5 out of 5 stars superb family drama   June 21, 2008
 5 out of 9 found this review helpful

In Watertown, Massachusetts, cancer survivor Betty Mueller regrets what she did two decades ago that cost her beloved daughter the love of her life. She serendipitously destroyed Julie's relationship with older Michael Slayton because she felt her daughter was too young and he too wild. Now twenty years later, she realizes Michael was Julie's one.

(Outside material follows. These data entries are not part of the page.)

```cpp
template <int DT>
static int launch_gemm(const GemmArgs& g, bool lowrank, int bout, hipStream_t st) {
  const unsigned grid = (unsigned)(g.tiles_m * g.tiles_n);
#define LQER_GEMM_LAUNCH(LR, BO)                                                                                \
  do {                                                                                                          \
    static LdsLimitOnce lds_once;                                                                               \
    lds_once.set((const void*)k_lqer_gemm<DT, LR, BO>, gemm_lds_bytes(4));                                      \
    k_lqer_gemm<DT, LR, BO><<<grid, 512, gemm_lds_bytes(4), st>>>(g);                                           \
  } while (0)
#define LQER_GEMM_LAUNCH_STAGED(BO)                                                                             \
  do {                                                                                                          \
    static LdsLimitOnce lds_once;                                                                               \
    lds_once.set((const void*)k_lqer_gemm<DT, true, BO, true>, gemm_lds_bytes(4));                              \
    k_lqer_gemm<DT, true, BO, true><<<grid, 512, gemm_lds_bytes(4), st>>>(g);                                   \
  } while (0)
#ifndef LQER_STAGE_MIN
#define LQER_STAGE_MIN 32
#endif
  const bool staged = lowrank && g.rp * g.b_limbs > LQER_STAGE_MIN;
  if (g.w_mf || bout == 3) {
    if constexpr (DT == LQER_F16X) {
      set_error("linear_gemm: minifloat weights and B_out have no fp16 main loop (pass-through fp16 activations take the limb route)");
      return LQER_E_UNSUPPORTED;
    } else {
#define LQER_GEMM_LAUNCH_MF(LR, BO, ST, WM)                                                                     \
  do {                                                                                                          \
    static LdsLimitOnce lds_once;                                                                               \
    lds_once.set((const void*)k_lqer_gemm<DT, LR, BO, ST, 4, false, false, WM>, gemm_lds_bytes(4));             \
    k_lqer_gemm<DT, LR, BO, ST, 4, false, false, WM><<<grid, 512, gemm_lds_bytes(4), st>>>(g);                  \
  } while (0)
      if (!g.w_mf) {
        if (g.w_twos) {
          static LdsLimitOnce lds_once;
          lds_once.set((const void*)k_lqer_gemm<DT, true, 3, true, 4, true>, gemm_lds_bytes(4));
          k_lqer_gemm<DT, true, 3, true, 4, true><<<grid, 512, gemm_lds_bytes(4), st>>>(g);
        } else if (staged) LQER_GEMM_LAUNCH_MF(true, 3, true, false);
        else LQER_GEMM_LAUNCH_MF(true, 3, false, false);
      } else if (!lowrank) LQER_GEMM_LAUNCH_MF(false, 0, false, true);
      else if (bout == 1) LQER_GEMM_LAUNCH_MF(true, 1, true, true);
      else if (bout == 2) LQER_GEMM_LAUNCH_MF(true, 2, true, true);
      else if (bout == 3) LQER_GEMM_LAUNCH_MF(true, 3, true, true);
      else LQER_GEMM_LAUNCH_MF(true, 0, true, true);
#undef LQER_GEMM_LAUNCH_MF
      return check_launch("lqer_gemm");
    }
  }
  if (g.w_twos) {
    if constexpr (DT == LQER_F16X) {
      set_error("linear_gemm: integer weights have no fp16 main loop (pass-through fp16 activations take the limb route)");
      return LQER_E_UNSUPPORTED;
    } else {
#define LQER_GEMM_LAUNCH_TWOS(LR, BO, ST)                                                                       \
  do {                                                                                                          \
    static LdsLimitOnce lds_once;                                                                               \
    lds_once.set((const void*)k_lqer_gemm<DT, LR, BO, ST, 4, true>, gemm_lds_bytes(4));                         \
    k_lqer_gemm<DT, LR, BO, ST, 4, true><<<grid, 512, gemm_lds_bytes(4), st>>>(g);                              \
  } while (0)
      if (!lowrank) LQER_GEMM_LAUNCH_TWOS(false, 0, false);
      else if (bout == 1) LQER_GEMM_LAUNCH_TWOS(true, 1, true);
      else if (bout == 2) LQER_GEMM_LAUNCH_TWOS(true, 2, true);
      else LQER_GEMM_LAUNCH_TWOS(true, 0, true);
#undef LQER_GEMM_LAUNCH_TWOS
      return check_launch("lqer_gemm");
    }
  }
#define LQER_GEMM_LAUNCH_H64(LR, BO, ST)                                                                        \
  do {                                                                                                          \
    static LdsLimitOnce lds_once;                                                                               \
    lds_once.set((const void*)k_lqer_gemm<DT, LR, BO, ST, 2>, gemm_lds_bytes(2));                               \
    k_lqer_gemm<DT, LR, BO, ST, 2><<<grid, 512, gemm_lds_bytes(2), st>>>(g);                                    \
  } while (0)
  if (g.tiles_m_rows == 64) {
    if (!lowrank) LQER_GEMM_LAUNCH_H64(false, 0, false);
    else if (bout == 1) { if (staged) LQER_GEMM_LAUNCH_H64(true, 1, true); else LQER_GEMM_LAUNCH_H64(true, 1, false); }
    else if (bout == 2) { if (staged) LQER_GEMM_LAUNCH_H64(true, 2, true); else LQER_GEMM_LAUNCH_H64(true, 2, false); }
    else { if (staged) LQER_GEMM_LAUNCH_H64(true, 0, true); else LQER_GEMM_LAUNCH_H64(true, 0, false); }
    return check_launch("lqer_gemm");
  }
#undef LQER_GEMM_LAUNCH_H64
  const bool defer = lowrank && bout == 1 && !(g.tuning & LQER_TUNE_BOUT_IN_PROLOGUE) && g.Kp / BK >= 16 && g.bout.kind == LQER_Q_MXINT &&
                     g.bout.mmax <= 4194304.0f && g.bout.mneg <= 4194304.0f && g.bout.tiny >= 1e-8f;
#define LQER_GEMM_LAUNCH_DEFER(ST)                                                                              \
  do {                                                                                                          \
    static LdsLimitOnce lds_once;                                                                               \
    lds_once.set((const void*)k_lqer_gemm<DT, true, 1, ST, 4, false, true>, gemm_lds_bytes(4));                 \
    k_lqer_gemm<DT, true, 1, ST, 4, false, true><<<grid, 512, gemm_lds_bytes(4), st>>>(g);                      \
  } while (0)
  if (!lowrank)
    LQER_GEMM_LAUNCH(false, 0);
  else if (bout == 1 && defer) {
    if (staged) LQER_GEMM_LAUNCH_DEFER(true); else LQER_GEMM_LAUNCH_DEFER(false);
  } else if (bout == 1) {
    if (staged) LQER_GEMM_LAUNCH_STAGED(1); else LQER_GEMM_LAUNCH(true, 1);
  } else if (bout == 2) {
    if (staged) LQER_GEMM_LAUNCH_STAGED(2); else LQER_GEMM_LAUNCH(true, 2);
  } else {
    if (staged) LQER_GEMM_LAUNCH_STAGED(0); else LQER_GEMM_LAUNCH(true, 0);
  }
#undef LQER_GEMM_LAUNCH_STAGED
#undef LQER_GEMM_LAUNCH
  return check_launch("lqer_gemm");
}

#if defined(LQER_STAMPS) || defined(LQER_CLOCKPROBE)
extern "C" int lqer_debug_set_stamp_buffer(void* p) {
  return (int)hipMemcpyToSymbol(HIP_SYMBOL(g_stamp_buf), &p, sizeof(p));
}
#endif

size_t gemm_scratch_bytes(int64_t m_max, int64_t N, const QP& bout) {
  if (bout.kind != LQER_Q_MXINT || bout.block == 16) return 0;
  const int64_t Np = lqer_padded_n(N);
  const int64_t L = (bout.block <= 0 || bout.block >= N) ? Np : bout.block;
  const int64_t nblk = (Np + L - 1) / L;
  return (size_t)lqer_padded_m(m_max) * (nblk == 1 ? 2 * LQER_AMAX_NSEG : nblk) * sizeof(float);
}

static int bout_mode(const GemmArgs& g, bool lowrank, int* L_out) {
  if (lowrank && g.bout.kind == LQER_Q_MXINT) {
    if (g.bout.block == 16) return 1;
    const int L = (g.bout.block <= 0 || g.bout.block >= g.N) ? g.Np : g.bout.block;
    if (L % 16 != 0) {
      set_error("B_out_quantizer block %d: must be a multiple of 16 or cover the row", g.bout.block);
      return LQER_E_UNSUPPORTED;
    }
    if (L_out) *L_out = L;
    return 2;
  }
  if (lowrank && g.bout.kind == LQER_Q_INT) {
    if (L_out) *L_out = 0;
    return 2;
  }
  if (lowrank && g.bout.kind == LQER_Q_MINIFLOAT) {
    if (L_out) *L_out = 0;
    return 3;
  }
  if (lowrank && g.bout.kind != LQER_Q_PASSTHROUGH) {
    set_error("B_out_quantizer kind %d not implemented", g.bout.kind);
    return LQER_E_UNSUPPORTED;
  }
  return 0;
}

int gemm_route(const GemmArgs& g, bool lowrank) {
  const int bout = bout_mode(g, lowrank, nullptr);
  if (bout < 0) return bout;
  if (g.w8) {
    GemmArgs t = g;
    if (bout == 2 && g.bout.kind == LQER_Q_MXINT) {
      const int L = (g.bout.block <= 0 || g.bout.block >= g.N) ? g.Np : g.bout.block;
      t.bout_nblk = (g.Np + L - 1) / L;
    }
    if (i8_eligible(t, bout)) return LQER_ROUTE_I8;
    t.w8 = nullptr;
    return gemm_route(t, lowrank);
  }
  if (g.w_twos) return LQER_ROUTE_TILE128;
  if (g.w_mf || bout == 3) return LQER_ROUTE_TILE128;
  if (smallm_eligible(g, bout)) return LQER_ROUTE_SMALLM;
  if (m256_eligible(g)) return LQER_ROUTE_TILE256;
  return LQER_ROUTE_TILE128;
}

int gemm_tile_rows(const GemmArgs& g) {
  constexpr int CUS = 256;
  const int64_t tn = g.Np / BN;
  const int64_t t128 = (int64_t)((g.M + BM - 1) / BM) * tn, t64 = (int64_t)((g.M + 63) / 64) * tn;
  const int pin = (g.tuning & LQER_TUNE_TILE_ROWS_128) ? 128 : ((g.tuning & LQER_TUNE_TILE_ROWS_64) ? 64 : 0);
  const bool mf = g.w_mf || g.bout.kind == LQER_Q_MINIFLOAT;
  if (!g.w_twos && !mf && ((pin != 128 && 2 * t128 <= CUS && t64 > t128 && g.M > 64) || (pin == 64 && g.M > 64))) return 64;
  return BM;
}

__global__ void k_zero_cells(uint32_t* p, int64_t n) {
// ... 151 lines not shown
```

Baseline: 1069 TFLOP/s-equiv.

She wants to make amends before she dies as she would love one last a glimpse of the happier carefree teen that her machinations changed into a workaholic divorced single mom. However, Betty knows Julie, a Boston TV reporter, refuses to speak to Michael so her goal seems impossible, but this time mother knows best (at least she prays she does). Betty cons Julie into attending famous French chef Renee D'Ours dessert class at the Famous Boston Cooking School; recently divorced Michael is attending too.

On the surface this may seem like a typical second chance at love, but Sarah Strohmeyer refreshes the theme with plenty of humor, just desserts, and Shakespeare especially the sonnets. Betty is terrific as she understands the road to hell is paved with good intentions. Michael and Julie are classic star-crossed lovers, but there is no real Shakespearean villain, only a caring dying mom.

Harriet Klausner



4 out of 5 stars Not her typical story line   July 22, 2008
 5 out of 6 found this review helpful

I bought this sxpecting it to be another light and funny book. It still had funny parts but was also very srious. This was a great book but wasn't like her last two. As long as you don't expect Sweet Love to be a silly romance you will enjoy it.